*HOW TO COMPLETE THIS TASK:* For the records below, give the count of lines holding the word "multimodal" and nothing more.

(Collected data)

★ ★ ★

## Restructure attention fwd softmax/PV pipelining and stage bwd dQ stores via LDS

In the forward attention kernel, the next Q tile prefetch now happens after the QK MFMAs so it shares registers with the current tile. The softmax probabilities are packed to bf16 before the PV loop, and V fragments are double-buffered from LDS so reads overlap the MFMAs. In the fused backward kernel, a new DQ_ROWS path (on by default) writes dQ into swizzled LDS and reads it back so each row is stored to global memory with 16-byte coalesced writes instead of scattered 8-byte ones. This adds an LDS round trip, changes register pressure, and relies on reusing the Qtr buffer without an explicit barrier.

```diff
diff --git a/include/rmcl.h b/include/rmcl.h
--- a/include/rmcl.h
+++ b/include/rmcl.h
@@ -91,6 +91,7 @@
 int rmcl_version(void);
 
 int rmcl_tune_set(int key, int value);
+int rmcl_attention_fwd_waves(int N);
 
 int rmcl_grad_ready_wait(int layer, void* stream);
 int rmcl_set_side_stream(void* stream);
diff --git a/robust-multimodal-contrastive-learning_amd/_lib.py b/robust-multimodal-contrastive-learning_amd/_lib.py
--- a/robust-multimodal-contrastive-learning_amd/_lib.py
+++ b/robust-multimodal-contrastive-learning_amd/_lib.py
@@ -121,7 +121,7 @@
 lib = _load()
 
 EXPORTS = (
-    "rmcl_last_error", "rmcl_version", "rmcl_prof_begin", "rmcl_prof_end", "rmcl_tune_set", "rmcl_grad_ready_wait", "rmcl_set_side_stream", "rmcl_set_prefetch_stream", "rmcl_dropout_mask_apply", "rmcl_param_layout", "rmcl_ln_fold_elems", "rmcl_ln_fold", "rmcl_linear_rowstat", "rmcl_linear_lnfold", "rmcl_linear_rowstat_c", "rmcl_linear_lnfold_c", "rmcl_weight_transpose_bf16", "rmcl_stash_bytes", "rmcl_workspace_bytes",
+    "rmcl_last_error", "rmcl_version", "rmcl_prof_begin", "rmcl_prof_end", "rmcl_tune_set", "rmcl_attention_fwd_waves", "rmcl_grad_ready_wait", "rmcl_set_side_stream", "rmcl_set_prefetch_stream", "rmcl_dropout_mask_apply", "rmcl_param_layout", "rmcl_ln_fold_elems", "rmcl_ln_fold", "rmcl_linear_rowstat", "rmcl_linear_lnfold", "rmcl_linear_rowstat_c", "rmcl_linear_lnfold_c", "rmcl_weight_transpose_bf16", "rmcl_stash_bytes", "rmcl_workspace_bytes",
     "rmcl_heads_stash_bytes", "rmcl_im2patch_f32", "rmcl_patch_select", "rmcl_im2patch_sel", "rmcl_image_u8_to_patches", "rmcl_image_resize_u8", "rmcl_randaug_scratch_bytes", "rmcl_randaug_u8", "rmcl_add_cast_f32", "rmcl_shard_sum", "rmcl_encoder_forward", "rmcl_encoder_backward",
     "rmcl_heads_forward", "rmcl_heads_forward2", "rmcl_heads_backward", "rmcl_infonce_ws_bytes", "rmcl_infonce_f32", "rmcl_infonce_split_bf16", "rmcl_pgd_step", "rmcl_pgd_step_fused",
     "rmcl_delta_channel_norm", "rmcl_ema_f32", "rmcl_enqueue_f32", "rmcl_cast_f32", "rmcl_adamw_f32", "rmcl_grad_stats_ws_bytes", "rmcl_grad_stats_f32", "rmcl_adamw_guarded_f32", "rmcl_optim_step_f32", "rmcl_ipot_f32", "rmcl_gemm_batched", "rmcl_l2norm_rows_fwd", "rmcl_l2norm_rows_bwd",
diff --git a/robust-multimodal-contrastive-learning_amd/csrc/api.cpp b/robust-multimodal-contrastive-learning_amd/csrc/api.cpp
--- a/robust-multimodal-contrastive-learning_amd/csrc/api.cpp
+++ b/robust-multimodal-contrastive-learning_amd/csrc/api.cpp
@@ -114,6 +114,7 @@
 extern bool g_attn_fused_bwd;
 extern bool g_dw_grouped;
 extern int g_attn_fwd_waves;
+extern int g_attn_bwd_dq_rows;
 extern int g_infonce_fold;
 extern int g_dp_stagger;
 extern int g_attn_bwd_persist;
@@ -145,6 +146,7 @@
   if (key == 2) { g_attn_fused_bwd = value != 0; return 0; }
   if (key == 5) { g_infonce_fold = value != 0; return 0; }
   if (key == 4) { g_attn_fwd_waves = value; return 0; }
+  if (key == 16) { g_attn_bwd_dq_rows = value != 0; return 0; }
   if (key == 3) { g_dw_grouped = value != 0; return 0; }
   rmcl_set_error("tune_set: unknown key");
   return -1;
diff --git a/robust-multimodal-contrastive-learning_amd/csrc/attention.hip b/robust-multimodal-contrastive-learning_amd/csrc/attention.hip
--- a/robust-multimodal-contrastive-learning_amd/csrc/attention.hip
+++ b/robust-multimodal-contrastive-learning_amd/csrc/attention.hip
@@ -9,7 +9,7 @@
 #define LOG2E 1.4426950408889634f
 #define LN2 0.6931471805599453f
 #define SCALE_L2 (SCALE * LOG2E)
-int g_attn_fwd_waves = 8;
+int g_attn_fwd_waves = 0;
 #define ATT_DQW 8
 
 template <bool TR, int NW = 4>
@@ -117,9 +117,9 @@
   AT_STAMP(16);
   const long ld = 3 * D;
   const bf16_t* base = qkv + (long)b * N * ld + h * 64;
-  bf16x8 qn[2];
-  qn[0] = frag_row_global(base, ld, wave * 16, N, 0, lane);
-  qn[1] = frag_row_global(base, ld, wave * 16, N, 1, lane);
+  bf16x8 qf[2];
+  qf[0] = frag_row_global(base, ld, wave * 16, N, 0, lane);
+  qf[1] = frag_row_global(base, ld, wave * 16, N, 1, lane);
   stage_rows<false, ATT_QW>(Kimg, base + D, ld, N, NKP, wave, lane);
   stage_rows<true, ATT_QW>(Vimg, base + 2 * D, ld, N, NKP, wave, lane);
   fill_maskbias(mb, mask + (long)b * N, N, NKP, t, ATT_QW * 64);
@@ -129,11 +129,6 @@
   __syncthreads();
   AT_STAMP(19);
   for (int qt = wave; qt < nqt; qt += ATT_QW) {
-    bf16x8 qf[2] = {qn[0], qn[1]};
-    if (qt + ATT_QW < nqt) {
-      qn[0] = frag_row_global(base, ld, (qt + ATT_QW) * 16, N, 0, lane);
-      qn[1] = frag_row_global(base, ld, (qt + ATT_QW) * 16, N, 1, lane);
-    }
     f32x4 S[NKT];
 #pragma unroll
     for (int kt = 0; kt < NKT; ++kt) {
@@ -142,31 +137,48 @@
       for (int s = 0; s < 2; ++s) S[kt] = __builtin_amdgcn_mfma_f32_16x16x32_bf16(frag_row_lds(Kimg, kt * 16, s, lane), qf[s], S[kt], 0, 0, 0);
       if (kt & 1) __builtin_amdgcn_sched_barrier(0);
     }
+    if (qt + ATT_QW < nqt) {
+      qf[0] = frag_row_global(base, ld, (qt + ATT_QW) * 16, N, 0, lane);
+      qf[1] = frag_row_global(base, ld, (qt + ATT_QW) * 16, N, 1, lane);
+    }
     float m = -INFINITY;
 #pragma unroll
     for (int kt = 0; kt < NKT; ++kt) {
-      const float4 bias = *reinterpret_cast<const float4*>(mb + kt * 16 + 4 * g);
-      S[kt][0] = fmaf(S[kt][0], SCALE_L2, bias.x); S[kt][1] = fmaf(S[kt][1], SCALE_L2, bias.y);
-      S[kt][2] = fmaf(S[kt][2], SCALE_L2, bias.z); S[kt][3] = fmaf(S[kt][3], SCALE_L2, bias.w);
+      const f32x4 bias = f4v(*reinterpret_cast<const float4*>(mb + kt * 16 + 4 * g));
+      S[kt] = __builtin_elementwise_fma(S[kt], f32x4{SCALE_L2, SCALE_L2, SCALE_L2, SCALE_L2}, bias);
       m = fmaxf(m, fmaxf(fmaxf(S[kt][0], S[kt][1]), fmaxf(S[kt][2], S[kt][3])));
     }
     m = group_max(m);
     float l = 0.f;
-#pragma unroll
-    for (int kt = 0; kt < NKT; ++kt)
-#pragma unroll
-      for (int r = 0; r < 4; ++r) { S[kt][r] = __builtin_amdgcn_exp2f(S[kt][r] - m); l += S[kt][r]; }
+    bf16x8 pa[NKT / 2];
+    const f32x4 nm = {-m, -m, -m, -m};
+#pragma unroll
+    for (int u = 0; u < NKT / 2; ++u) {
+      f32x4 e0 = S[2 * u] + nm, e1 = S[2 * u + 1] + nm;
+#pragma unroll
+      for (int r = 0; r < 4; ++r) { e0[r] = __builtin_amdgcn_exp2f(e0[r]); l += e0[r]; }
+#pragma unroll
+      for (int r = 0; r < 4; ++r) { e1[r] = __builtin_amdgcn_exp2f(e1[r]); l += e1[r]; }
+      pa[u] = pack8(e0, e1);
+      asm volatile("" : "+v"(pa[u]));
+    }
     l = group_sum(l);
     const int q_lane = qt * 16 + (lane & 15);
     if (g == 0 && q_lane < N) lse[((long)blockIdx.x) * NKP + q_lane] = m * LN2 + __logf(l);
     f32x4 O[4];
+    bf16x8 vf[2][4];
+#pragma unroll
+    for (int dt = 0; dt < 4; ++dt) vf[0][dt] = frag_tr32_lds(Vimg, 0, dt, lane);
 #pragma unroll
     for (int dt = 0; dt < 4; ++dt) O[dt] = f32x4{0.f, 0.f, 0.f, 0.f};
 #pragma unroll
     for (int u = 0; u < NKT / 2; ++u) {
-      const bf16x8 pa = pack8(S[2 * u], S[2 * u + 1]);
-#pragma unroll
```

★ ★ ★

*ANSWER SPACE:* 9